### RECORDS TO USE
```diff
-    constexpr int REG = J / 4, OTHER = BW ? 0 : R - 1;                                                                   \
-    constexpr bool LAST = BW ? (S) == NS - 1 : FWD_BLOCK0 + (S) == NB - 1;                                               \
-    constexpr bool HAS_OTHER = !LAST && R == 2 && REG != OTHER;                                                          \
-    constexpr bool LO = REG == 0 || (HAS_OTHER && OTHER == 0), HI = REG == 1 || (HAS_OTHER && OTHER == 1);               \
-    uint32_t ac[16];                                                                                                     \
-    uint32_t* const alo = REG == 0 ? ac : ad;                                                                            \
-    uint32_t* const ahi = REG == 1 ? ac : ad;                                                                            \
-    vm_ring_take_cells<LOW, K0, 7, LO, HI>(alo, ahi, three);         vm_ring_take_cells<LOW, K0 + 1, 6, LO, HI>(alo + 4, ahi + 4, three);   \
-    vm_ring_take_cells<LOW, K0 + 2, 5, LO, HI>(alo + 8, ahi + 8, three); vm_ring_take_cells<LOW, K0 + 3, 4, LO, HI>(alo + 12, ahi + 12, three); \
-    MISTRA_TAIL_LOADS((S) + 2, K0)                                                                                       \
-    _Pragma("unroll") for (int j = 0; j < 16; j++) c[j] = lds_ld(ac[BW ? 15 - j : j]);                                   \
+  {
+    double g[16];
+    tail_gather<LOW, 0>(g);
+    load(std::integral_constant<int, 2>());
+#pragma unroll
+    for (int j = 0; j < 16; j++) c[j] = g[TS::bw(0) ? 15 - j : j];
   }
 #define MISTRA_TAIL_STEP(S)                                                                                               \
-  if constexpr ((S) < NS) {                                                                                              \
-    if constexpr ((S) == NF) {                                                                                           \
+  if constexpr ((S) < TS::NS) {                                                                                          \
+    if constexpr ((S) == TS::NF) {                                                                                       \
       _Pragma("unroll") for (int r = 0; r < R; r++) x[r] = x[r] * rd[r];                                                 \
     }                                                                                                                    \
-    auto next = [&]() { MISTRA_TAIL_GATHER((S) + 1) };                                                                   \
-    if constexpr ((S) < NF) tail_block<R, (FWD_BLOCK0 + (S)) % NB, false, FWD_BLOCK0 + (S) == NB - 1>(x, c, ad, next);   \
-    else tail_block<R, (NB - 1 - ((S) - NF) + NB) % NB, true, (S) == NS - 1>(x, c, ad, next);                            \
-  }
-  MISTRA_TAIL_GATHER(0)
+    tail_block<TS, (S), LOW>(x, c, load);                                                                                \
+  }
   MISTRA_TAIL_STEP(0) MISTRA_TAIL_STEP(1) MISTRA_TAIL_STEP(2) MISTRA_TAIL_STEP(3) MISTRA_TAIL_STEP(4) MISTRA_TAIL_STEP(5) MISTRA_TAIL_STEP(6) MISTRA_TAIL_STEP(7)
   MISTRA_TAIL_STEP(8) MISTRA_TAIL_STEP(9) MISTRA_TAIL_STEP(10) MISTRA_TAIL_STEP(11) MISTRA_TAIL_STEP(12) MISTRA_TAIL_STEP(13) MISTRA_TAIL_STEP(14) MISTRA_TAIL_STEP(15)
 #undef MISTRA_TAIL_STEP
-#undef MISTRA_TAIL_GATHER
-#undef MISTRA_TAIL_LOADS
   asm volatile("s_waitcnt vmcnt(0)" : : : "memory");
 #pragma unroll
   for (int r = 0; r < R; r++) lds_st(xb + 8 * (r * 64 + lane), x[r]);
diff --git a/mistra_amd/csrc/schedule.cpp b/mistra_amd/csrc/schedule.cpp
--- a/mistra_amd/csrc/schedule.cpp
+++ b/mistra_amd/csrc/schedule.cpp
@@ -748,6 +748,15 @@
       else put(T.bwd, T.m - 1 - q, lane, r, p);
     }
   }
+  auto addresses = [](const std::vector<uint32_t>& tab, int r) {
+    std::vector<uint32_t> a(tab.size());
+    for (size_t k = 0; k < tab.size(); k++) a[k] = 8u * ((tab[k] >> (16 * r)) & 0xFFFFu);
+    return a;
+  };
+  for (int r = 0; r < T.regs; r++) {
+    T.fwd_addr[r] = addresses(T.fwd, r);
+    T.bwd_addr[r] = addresses(T.bwd, r);
+  }
   return T;
 }
 
diff --git a/mistra_amd/csrc/schedule.hpp b/mistra_amd/csrc/schedule.hpp
--- a/mistra_amd/csrc/schedule.hpp
+++ b/mistra_amd/csrc/schedule.hpp
@@ -75,6 +75,7 @@
   int m = 0, h = 0, regs = 0;
   std::vector<uint32_t> fwd;
   std::vector<uint32_t> bwd;
+  std::vector<uint32_t> fwd_addr[2], bwd_addr[2];
 };
 
 struct ScaleProgram {
```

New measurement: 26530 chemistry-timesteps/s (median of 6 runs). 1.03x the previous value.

### PROBLEM DESCRIPTION
State how many lines of the records above contain the word "addresses", giving only that number.

### EXERCISE SOLUTION
3